## The problem
Which lines in the records below contain the word "threshold"? Copy each one.

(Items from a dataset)
§

# vvvvvw/Sentinel

Hardware: AMD Instinct MI355X
Metric: decided entries/sec (whole node) at 1M resources; % of HBM roofline (higher is better)
Workload: dtype int64/f64

## Files before the change

### sentinel_amd/csrc/chain.h

```cpp
#pragma once
#include <hip/hip_runtime.h>
#include <stdint.h>

#include "../../include/sentinel_gpu.h"
#include "dev_types.h"

namespace sg {

__device__ __forceinline__ int64_t j_d2l(double d) {
    if (d != d) return 0;
    if (d >= 9223372036854775807.0) return INT64_MAX;
    if (d <= -9223372036854775808.0) return INT64_MIN;
    return (int64_t)d;
}
__device__ __forceinline__ int32_t j_d2i(double d) {
    if (d != d) return 0;
    if (d >= 2147483647.0) return INT32_MAX;
    if (d <= -2147483648.0) return INT32_MIN;
    return (int32_t)d;
}
__device__ __forceinline__ int32_t j_iadd(int32_t a, int32_t b) { return (int32_t)((uint32_t)a + (uint32_t)b); }
__device__ __forceinline__ int64_t j_round(double a) {
    int64_t bits = __double_as_longlong(a);
    int64_t biased = (bits & 0x7ff0000000000000LL) >> 52;
// ... 307 lines not shown
__device__ __forceinline__ int64_t try_occupy_next(Node& N, const Ctx& C, int64_t now, int acquire, double threshold,
                                                   int32_t occupy_timeout) {
    const double max_count = threshold * 1000 / 1000;
    const int64_t cur_borrow = bor_waiting(N.bor, now);
    if ((double)cur_borrow >= max_count) return occupy_timeout;
    const int64_t wlen = 500;
    int64_t earliest = now - now % wlen + wlen - 1000;
    int64_t idx = 0;
    sec_current(N, now, C.max_rt);
    int64_t cur_pass = SEC_SUM(N, now, pass);
    while (earliest < now) {
        const int64_t wait = idx * wlen + wlen - now % wlen;
        if (wait >= occupy_timeout) break;
        const int64_t wp = sec_window_pass(N, earliest);
        if ((double)(cur_pass + cur_borrow + acquire - wp) <= max_count) return wait;
        earliest += wlen;
        cur_pass -= wp;
        ++idx;
    }
    return occupy_timeout;
}
__device__ __forceinline__ int default_can_pass_prio(Node& N, const Ctx& C, const DRule& r, int64_t t, int acquire,
                                                     int32_t occupy_timeout, int64_t& wait) {
    int32_t cur;
    if (r.grade == SG_FLOW_GRADE_THREAD) cur = N.thread;
    else { sec_current(N, t, C.max_rt); cur = j_d2i((double)SEC_SUM(N, t, pass)); }
    if (!((double)j_iadd(cur, acquire) > r.count)) return 1;
    if (r.grade != SG_FLOW_GRADE_QPS || !N.bor) return 0;
    const int64_t w = try_occupy_next(N, C, t, acquire, r.count, occupy_timeout);
    if (w >= occupy_timeout) return 0;
    const int bs = bor_current(N.bor, t + w);
    if (bs >= 0) N.bor[2 * bs + 1] += acquire;
    min_current(N, C.minb, t, C.max_rt, C.pflags);
    if (!(N.mst & MS_DETACHED)) {
        N.mb.occ += acquire;
        N.mb.pass += acquire;
        N.mst |= MS_DIRTY;
    }
    wait = w;
    return 2;
}
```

§

## Result of this exercise
__device__ __forceinline__ int64_t try_occupy_next(Node& N, const Ctx& C, int64_t now, int acquire, double threshold,
    const double max_count = threshold * 1000 / 1000;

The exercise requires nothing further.